- _How to complete this task_: Set down exactly the lines in the records below that run from the line with "pdst = feat_buf;" to the line with "last_conv ? nullptr", inclusive, and nothing more.

- _Records_:
*** Block opens ***

struct TensorSpec {
    std::string name;
    int64_t shape[4];
    int ndim;
};
// ... 2273 lines not shown
                                  "conv_p2p_f16x3_kernel/p2p", nullptr, true)) {
                    sdesc = Src{out, d.out_p, nullptr, 0, 0};
                    continue;
                }
                if ((rc = conv(n->p2p[i][j], train ? n->p2p_t[i][j] : n->p2p[i][j], m + "p2p.layer." + std::to_string(3 * j + 1), 0, sdesc,
                               in_aff, B, P, Ti, true, out, d.out_p, 0, out_aff, "conv_mfma_kernel/p2p")))
                    return rc;
                sdesc = Src{out, d.out_p, nullptr, 0, 0};
                in_aff = out_aff;
            }
            if (fused_fold) {
            } else if (fused_semi) {
                if ((rc = run_fold_max(out, d.out_p, P / 3, B, Ti, cat, ctot, d.prev_pc, s))) return rc;
            } else if (c.stay_sixth && train) {
                const long long total = static_cast<long long>(B) * d.out_p * 12 * Ti;
                ake::ProfScope ps("fold_affine_kernel", s);
                hipLaunchKernelGGL(fold_affine_kernel, dim3(static_cast<unsigned>((total + 255) / 256)), dim3(256), 0, s, out, out_aff, cat, d.out_p, P / 12, Ti,
                                   ctot, d.prev_pc, total);
                identity(b.aff_cat[i] + 3 * d.prev_pc, d.out_p);
            } else if (c.stay_sixth) {
                if ((rc = fold_maps(i, out, d.out_p, P, B, Ti, cat, ctot, d.prev_pc))) return rc;
            } else if ((rc = semi(i, out, out_aff, B, P, Ti, cat, ctot, d.prev_pc, train ? b.aff_cat[i] + 3 * d.prev_pc : nullptr))) return rc;
            if (last) return AKE_OK;
            const float* psrc = cat;
            const float* psrc_aff = train ? b.aff_cat[i] : nullptr;
            int cin = ctot;
            float* pdst = nullptr;
            float* pdst_aff = nullptr;
            if (c.resblock && train) {
                if ((rc = res_stack_train(n->pc2pc_t[i], m + "pc2pc.layer.", 1, Src{psrc, cin, nullptr, 0, 0}, psrc_aff, B, 12, Ti, b.pcst[i], b.aff_pcst[i],
                                          nullptr, 0, "conv_mfma_kernel/pc2pc")))
                    return rc;
                pdst = b.pcst[i].back(); pdst_aff = b.aff_pcst[i].back();
            } else if (c.resblock) {
                if ((rc = res_stack(n->pc2pc[i], 1, Src{psrc, cin, nullptr, 0, 0}, B, 12, Ti, b.pca[i], b.pcb[i], nullptr, 0, "conv_mfma_kernel/pc2pc"))) return rc;
                pdst = b.pca[i];
            }
            for (int j = 0; j < c.conv_layers && !c.resblock; ++j) {
                pdst = train ? b.pcst[i][j] : ((j & 1) ? b.pcb[i] : b.pca[i]);
                pdst_aff = !train ? nullptr : b.aff_pcst[i][j];
                if ((rc = conv(n->pc2pc[i][j], train ? n->pc2pc_t[i][j] : n->pc2pc[i][j], m + "pc2pc.layer." + std::to_string(3 * j + 1), 1,
                               Src{psrc, cin, nullptr, 0, 0}, psrc_aff, B, 12, Ti, true, pdst, d.out_pc, 0, pdst_aff, "conv_mfma_kernel/pc2pc")))
                    return rc;
                psrc = pdst; psrc_aff = pdst_aff; cin = d.out_pc;
            }
            const LayerDims& dn = n->dims[i + 1];
            const int ctn = dn.prev_pc + dn.out_p;
            const int Tn = Ti / tp;
            float* catn = b.cat[i + 1] + (i + 1 == L - 1 ? static_cast<size_t>(c0) * ctn * 12 * Tn : 0);
            time_pool(pdst, pdst_aff, B, d.out_pc, 12, Ti, catn, ctn, 0);
            if (train) identity(b.aff_cat[i + 1], d.out_pc);
            time_pool(out, out_aff, B, d.out_p, P, Ti, b.ppool[i], d.out_p, 0);
            pc_cur = catn; p_cur = b.ppool[i]; cp = d.out_p;
        }
        return AKE_OK;
    }

    int tail(int B, const int64_t* seq, float* key_out, float* tonic_out, float* genre_out) {
        const auto& c = n->cfg;
        const int L = c.num_layers, tp = c.time_pool_size;
        const int i = L - 1;
        const int Ti = b.Tl[i];
        const LayerDims& d = n->dims[i];
        int rc;
        const float* psrc = L == 1 ? b.fold0 : b.cat[i];
        const float* psrc_aff = (train && L > 1) ? b.aff_cat[i] : nullptr;
        int cin = L == 1 ? 1 : d.prev_pc + d.out_p;
        const int cout_default = L == 1 ? c.n_filters : d.out_pc;
        const int cout = cout_default;
        const std::string m = "model." + std::to_string(i) + ".pc2pc.layer.";
        float* pdst = nullptr;
        float* pdst_aff = nullptr;
        const bool pc_bf = !train && pc2pc_uses_bf16(n, i, Ti);
        const bool head_bf = !train && L > 1 && n->final_ch == 16 && c.head_layers >= 2 && n->head_key[0].bf_off >= 0 &&
                             n->head_tonic[0].bf_off >= 0 && b.Tf <= kPcBf16MaxFrames;
        const bool pc_fused = !train && L > 1 && !c.denseblock && pc2pc_fuses(n, i, Ti);
        if (pc_fused) {
            if ((rc = run_pc2pc_fused(n, i, psrc, cin, B, Ti, b.pcf, head_bf ? b.feat_cl : nullptr, s))) return rc;
        } else if (pc_bf) run_nchw_to_cl16(psrc, cin, B, Ti, reinterpret_cast<unsigned short*>(b.pcb[i]), s);
        if (c.resblock && train) {
            if ((rc = res_stack_train(n->pc2pc_t[i], m, 1, Src{psrc, cin, nullptr, 0, 0}, psrc_aff, B, 12, Ti, b.pcst[i], b.aff_pcst[i], nullptr, 0,
                                      L == 1 ? "conv_mfma_kernel/pc2pc0" : "conv_mfma_kernel/pc2pc")))
                return rc;
            pdst = b.pcst[i].back(); pdst_aff = b.aff_pcst[i].back();
        } else if (c.resblock) {
            if ((rc = res_stack(n->pc2pc[i], 1, Src{psrc, cin, nullptr, 0, 0}, B, 12, Ti, b.pca[i], b.pcb[i], nullptr, 0,
                                L == 1 ? "conv_mfma_kernel/pc2pc0" : "conv_mfma_kernel/pc2pc")))
                return rc;
            pdst = b.pca[i];
        }
        if (c.denseblock) {
            float* feat_buf = L == 1 ? b.fold0 : b.cat[i];
            if (train) {
                if ((rc = dense_stack_train(n->dense_pc[i], 1, feat_buf, n->final_ch, cin, B, 12, Ti, b.dn_bott_pc[i], b.dn_aff1_pc[i], b.dn_aff2_pc[i],
                                            L == 1 ? "conv_mfma_kernel/pc2pc0" : "conv_mfma_kernel/pc2pc")))
                    return rc;
            } else if ((rc = dense_stack(n->dense_pc[i], 1, feat_buf, n->final_ch, cin, B, 12, Ti, b.pca[i],
                                         L == 1 ? "conv_mfma_kernel/pc2pc0" : "conv_mfma_kernel/pc2pc")))
                return rc;
            pdst = feat_buf; pdst_aff = nullptr;
        }
        for (int j = 0; j < c.conv_layers && !pc_fused && !c.resblock && !c.denseblock; ++j) {
            pdst = train ? b.pcst[i][j] : ((j & 1) ? b.pcb[i] : b.pca[i]);
            pdst_aff = !train ? nullptr : b.aff_pcst[i][j];
            if (pc_bf) {
                const bool last_conv = j == c.conv_layers - 1;
                const unsigned short* in = reinterpret_cast<const unsigned short*>((j & 1) ? b.pca[i] : b.pcb[i]);
                if ((rc = run_pc_bf16(n, n->pc2pc[i][j], in, B, Ti, true, true, last_conv ? pdst : nullptr,
                                      last_conv ? nullptr : reinterpret_cast<unsigned short*>(pdst), s, "conv_pc_bf16_kernel/pc2pc")))
                    return rc;
                continue;
            }
            if (train && L > 1 && pc_f16x3_ok(n->pc2pc_t[i][j], Ti, true)) {
                const PackedConv& pt = n->pc2pc_t[i][j];
                unsigned short* planes = reinterpret_cast<unsigned short*>(b.pcb[i]);
                run_nchw_to_cl16_f16x2(psrc, cin, B, Ti, psrc_aff, planes, s);
                const int bn = bn_of(m + std::to_string(3 * j + 1));
                if ((rc = run_pc_bf16(n, pt, planes, B, Ti, true, false, pdst, nullptr, s, "conv_pc_f16x3_kernel/pc2pc", nullptr, nullptr, true,
                                      b.stats + 2 * n->bns[bn].ch_off, 2 * n->bn_channels)))
                    return rc;
                finalize_bn(bn, static_cast<double>(B) * 12 * Ti, pdst_aff);
                psrc = pdst; psrc_aff = pdst_aff; cin = cout;
                continue;
            }
            if ((rc = conv(n->pc2pc[i][j], train ? n->pc2pc_t[i][j] : n->pc2pc[i][j], m + std::to_string(3 * j + 1), 1,
                           Src{psrc, cin, nullptr, 0, 0}, psrc_aff, B, 12, Ti, true, pdst, cout, 0, pdst_aff,
                           L == 1 ? "conv_mfma_kernel/pc2pc0" : "conv_mfma_kernel/pc2pc")))
                return rc;
            psrc = pdst; psrc_aff = pdst_aff; cin = cout;
        }
        const float* feat = pdst;
        const float* feat_aff = pdst_aff;
        if (pc_fused) { feat = b.pcf; feat_aff = nullptr; }
        else if (L > 1) {
            const int cout = c.denseblock ? n->final_ch : cout_default;
            time_pool(pdst, pdst_aff, B, cout, 12, Ti, b.pcf, cout, 0);
            feat = b.pcf; feat_aff = nullptr;
        }
        const int Tf = b.Tf;
        struct HeadRun { const std::vector<PackedConv>* ce; const std::vector<PackedConv>* ct; float* hid; float* map; int kind; const char* nm; };
        HeadRun heads[3] = {{&n->head_key, &n->head_key_t, b.hid_k, b.map_k, 1, "key_classifier"},
                            {&n->head_tonic, &n->head_tonic_t, b.hid_t, b.map_t, 1, "tonic_classifier"},
                            {&n->head_genre, &n->head_genre_t, b.hid_g, b.map_g, 2, "genre_classifier"}};
        int Tm = Tf;
        bool head_planes_ready = false;
        int pooled_heads = 0;
        unsigned short* feat_cl = b.feat_cl;
        if (head_bf && !pc_fused) run_nchw_to_cl16(feat, n->final_ch, B, Tf, feat_cl, s);
        const int T1 = Tf - (c.kernel_size - 1), T2 = T1 - (c.kernel_size - 1);
        const bool head1_bf = head_bf && c.head_layers == 2 && n->head_key[1].bf_off >= 0 && n->head_tonic[1].bf_off >= 0 && T2 > 0 &&
                              (12 * ((T2 + 15) / 16) + 15) / 16 <= kHead1MT;
        const bool genre_bf = head1_bf && c.genre && n->head_genre.size() == 2 && n->head_genre[0].bf_off >= 0 && n->head_genre[1].bf_off >= 0 &&
                              n->head_genre[0].kh == 1 && n->head_genre[1].kh == 2;
        if (head1_bf) {
            Head1BfArgs ha;
            std::memset(&ha, 0, sizeof(ha));
            float* maps[3] = {b.map_k, b.map_t, b.map_g};
            float* hids[3] = {b.hid_k, b.hid_t, b.hid_g};
            const PackedConv* c0[3] = {&n->head_key[0], &n->head_tonic[0], genre_bf ? &n->head_genre[0] : nullptr};
            const PackedConv* c1[3] = {&n->head_key[1], &n->head_tonic[1], genre_bf ? &n->head_genre[1] : nullptr};
            const int nh = genre_bf ? 3 : 2;
            for (int h = 0; h < nh; ++h) {
                unsigned short* planes = reinterpret_cast<unsigned short*>(hids[h]);
                if (h == 0 && (rc = run_pc_bf16(n, *c0[0], feat_cl, B, Tf, false, true, nullptr, planes, s, "conv_pc_bf16_kernel/head", c0[1],
                                                reinterpret_cast<unsigned short*>(hids[1]))))
                    return rc;
                if (h == 2 && (rc = run_pc_bf16(n, *c0[h], feat_cl, B, Tf, false, true, nullptr, planes, s, "conv_pc_bf16_kernel/genre_head")))
                    return rc;
                ha.xh[h] = planes; ha.xl[h] = planes + static_cast<long long>(B) * 12 * T1 * 32;
                ha.bfrag[h] = n->bf_frags_dev + c1[h]->bf_off; ha.bias[h] = n->blob_dev + c1[h]->b_off; ha.dst[h] = maps[h];
                ha.KH[h] = c1[h]->kh; ha.circular[h] = c1[h]->kh == 12 ? 1 : 0; ha.H_out[h] = ha.circular[h] ? 12 : 12 - c1[h]->kh + 1;
            }
            ha.T_in = T1; ha.T_out = T2; ha.JB = (T2 + 15) / 16; ha.Tp = 16 * (ha.JB - 1) + 22;
            size_t lds = std::max(static_cast<size_t>(2) * 12 * ha.Tp * 4 * sizeof(uint4), static_cast<size_t>(8) * kHead1MT * 4 * 64 * sizeof(float));
            if (c.local == 0) {
                ha.fin_off = static_cast<int>(lds / sizeof(float));
                lds += static_cast<size_t>(12) * T2 * sizeof(float);
                float* outs[3] = {key_out, tonic_out, genre_out};
                for (int h = 0; h < nh; ++h) ha.pout[h] = outs[h];
                ha.seq = reinterpret_cast<const long long*>(seq);
                ha.n_pool_layers = L - 1; ha.tp = tp; ha.shrink = (c.kernel_size - 1) * c.head_layers; ha.max_pool = c.max_pool; ha.clip0 = 0;
                pooled_heads = nh;
            }
            static ake::DeviceOnce h1_attr;
            if (h1_attr.need()) {
                AKE_HIP_CHECK(hipFuncSetAttribute(reinterpret_cast<const void*>(conv_head1_bf16_kernel), hipFuncAttributeMaxDynamicSharedMemorySize, 150 * 1024));
                h1_attr.mark();
            }
            AKE_REQUIRE(lds <= 150 * 1024, AKE_ERR_UNSUPPORTED, "heads: %d frames do not fit conv_head1_bf16_kernel", T1);
            ake::ProfScope ps("conv_head1_bf16_kernel", s);
            hipLaunchKernelGGL(conv_head1_bf16_kernel, dim3(B, nh), dim3(512), lds, s, ha);
            Tm = T2;
        }
        for (int h = head1_bf ? (genre_bf ? 3 : 2) : 0; h < (c.genre ? 3 : 2); ++h) {
            const float* src = feat;
            const float* src_aff = feat_aff;
            int hc = n->final_ch, Tcur = Tf;
            const size_t hid_half = static_cast<size_t>(B) * 2 * n->final_ch * 12 * Tf;
            for (int j = 0; j < c.head_layers; ++j) {
                const PackedConv& pe = (*heads[h].ce)[j];
                const bool lastj = j == c.head_layers - 1;
                float* dst = lastj ? heads[h].map : (train ? b.hst[h][j] : heads[h].hid + (j & 1) * hid_half);
                float* aff = (!train || lastj) ? nullptr : b.aff_hst[h][j];
                if (head_bf && h < 2 && j == 0) {
                    if ((rc = run_pc_bf16(n, pe, feat_cl, B, Tcur, false, true, dst, nullptr, s, "conv_pc_bf16_kernel/head"))) return rc;
                    src = dst; src_aff = aff; hc = pe.cout; Tcur -= c.kernel_size - 1;
                    continue;
                }
                if (train && j == 0 && !lastj && pc_f16x3_ok((*heads[h].ct)[0], Tcur, false)) {
                    const PackedConv& pt = (*heads[h].ct)[0];
                    if (!head_planes_ready) {
                        run_nchw_to_cl16_f16x2(src, hc, B, Tcur, src_aff, b.feat_cl, s);
                        head_planes_ready = true;
                    }
                    const int bn = bn_of(std::string(heads[h].nm) + ".1");
                    if ((rc = run_pc_bf16(n, pt, b.feat_cl, B, Tcur, false, false, dst, nullptr, s,
                                          h == 2 ? "conv_pc_f16x3_kernel/genre_head" : "conv_pc_f16x3_kernel/head", nullptr, nullptr, true,
                                          b.stats + 2 * n->bns[bn].ch_off, 2 * n->bn_channels)))
                        return rc;
                    const int H_out = heads[h].kind == 2 ? 12 - pt.kh + 1 : 12;
                    finalize_bn(bn, static_cast<double>(B) * H_out * (Tcur - pt.kw + 1), aff);
                    src = dst; src_aff = aff; hc = pe.cout; Tcur -= c.kernel_size - 1;
                    continue;
                }
                if (train && lastj && j > 0 && pe.cout == 1 && pe.kw == 7 && !n->raw_w_off.empty()) {
                    const std::string wn = std::string(heads[h].nm) + "." + std::to_string(3 * j) + (heads[h].kind == 2 ? "" : ".conv2d");
                    const auto wi = n->spec_index.find(wn + ".weight"), bi = n->spec_index.find(wn + ".bias");
                    const size_t lds = (static_cast<size_t>(hc) * 12 * Tcur + static_cast<size_t>(hc) * pe.kh * 7) * sizeof(float);
                    if (wi != n->spec_index.end() && bi != n->spec_index.end() && lds <= 150 * 1024 && Tcur - 6 >= 1) {
                        static ake::DeviceOnce hl_attr;
                        if (hl_attr.need()) {
                            AKE_HIP_CHECK(hipFuncSetAttribute(reinterpret_cast<const void*>(conv_head_last_kernel), hipFuncAttributeMaxDynamicSharedMemorySize, 150 * 1024));
                            hl_attr.mark();
                        }
                        ake::ProfScope ps(h == 2 ? "conv_head_last_kernel/genre" : "conv_head_last_kernel", s);
                        hipLaunchKernelGGL(conv_head_last_kernel, dim3(B), dim3(384), lds, s, src, src_aff, n->blob_dev + n->raw_w_off[wi->second],
                                           n->blob_dev + n->raw_w_off[bi->second], dst, hc, pe.kh, heads[h].kind == 2 ? 0 : 1, Tcur, Tcur - 6);
                        src = dst; src_aff = aff; hc = pe.cout; Tcur -= c.kernel_size - 1;
                        continue;
                    }
                }
                if ((rc = conv(pe, train ? (*heads[h].ct)[j] : pe, lastj ? "" : std::string(heads[h].nm) + "." + std::to_string(3 * j + 1),
                               heads[h].kind, Src{src, hc, nullptr, 0, 0}, src_aff, B, 12, Tcur, false, dst, pe.cout, 0, aff,
                               h == 2 ? "conv_mfma_kernel/genre_head" : "conv_mfma_kernel/head")))
                    return rc;
                src = dst; src_aff = aff; hc = pe.cout; Tcur -= c.kernel_size - 1;
            }
            Tm = Tcur;
        }
        if (c.local > 0) {
            AKE_REQUIRE(Tm >= c.local, AKE_ERR_INVALID, "pcnet --local: %d map frames are fewer than the pooling window %d", Tm, c.local);
            LocalPoolArgs la;
            std::memset(&la, 0, sizeof(la));
            la.maps[0] = b.map_k; la.maps[1] = b.map_t; la.maps[2] = c.genre ? b.map_g : nullptr;
            la.outs[0] = key_out; la.outs[1] = tonic_out; la.outs[2] = genre_out;
            la.Tm = Tm; la.Tq = Tm - c.local + 1; la.W = c.local; la.batch = B;
            ake::ProfScope ps("local_pool_kernel", s);
            hipLaunchKernelGGL(local_pool_kernel, dim3(static_cast<unsigned>((static_cast<long long>(B) * 12 * Tm + 255) / 256), 3), dim3(256), 0, s, la);
            AKE_HIP_CHECK(hipGetLastError());
            return AKE_OK;
        }
        PoolHeadArgs pa;
        std::memset(&pa, 0, sizeof(pa));
        pa.maps[0] = b.map_k; pa.maps[1] = b.map_t; pa.maps[2] = c.genre ? b.map_g : nullptr;
        for (int h = 0; h < pooled_heads; ++h) pa.maps[h] = nullptr;
        if (!pa.maps[0] && !pa.maps[1] && !pa.maps[2]) return AKE_OK;
        pa.outs[0] = key_out; pa.outs[1] = tonic_out; pa.outs[2] = genre_out;
        pa.rows[0] = 12; pa.rows[1] = 12; pa.rows[2] = 11;
        pa.Tm = Tm; pa.seq = reinterpret_cast<const long long*>(seq);
        pa.n_pool_layers = L - 1; pa.tp = tp; pa.shrink = (c.kernel_size - 1) * c.head_layers;
        pa.max_pool = c.max_pool; pa.batch = B; pa.clip0 = 0;
        {
            ake::ProfScope ps("head_pool_kernel", s);
            hipLaunchKernelGGL(head_pool_kernel, dim3((B * 12 + 63) / 64, 3), dim3(64), 0, s, pa);
        }
        AKE_HIP_CHECK(hipGetLastError());
        return AKE_OK;
    }
};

*** Block closes ***

- _Finished task_:
            pdst = feat_buf; pdst_aff = nullptr;
        }
        for (int j = 0; j < c.conv_layers && !pc_fused && !c.resblock && !c.denseblock; ++j) {
            pdst = train ? b.pcst[i][j] : ((j & 1) ? b.pcb[i] : b.pca[i]);
            pdst_aff = !train ? nullptr : b.aff_pcst[i][j];
            if (pc_bf) {
                const bool last_conv = j == c.conv_layers - 1;
                const unsigned short* in = reinterpret_cast<const unsigned short*>((j & 1) ? b.pca[i] : b.pcb[i]);
                if ((rc = run_pc_bf16(n, n->pc2pc[i][j], in, B, Ti, true, true, last_conv ? pdst : nullptr,
                                      last_conv ? nullptr : reinterpret_cast<unsigned short*>(pdst), s, "conv_pc_bf16_kernel/pc2pc")))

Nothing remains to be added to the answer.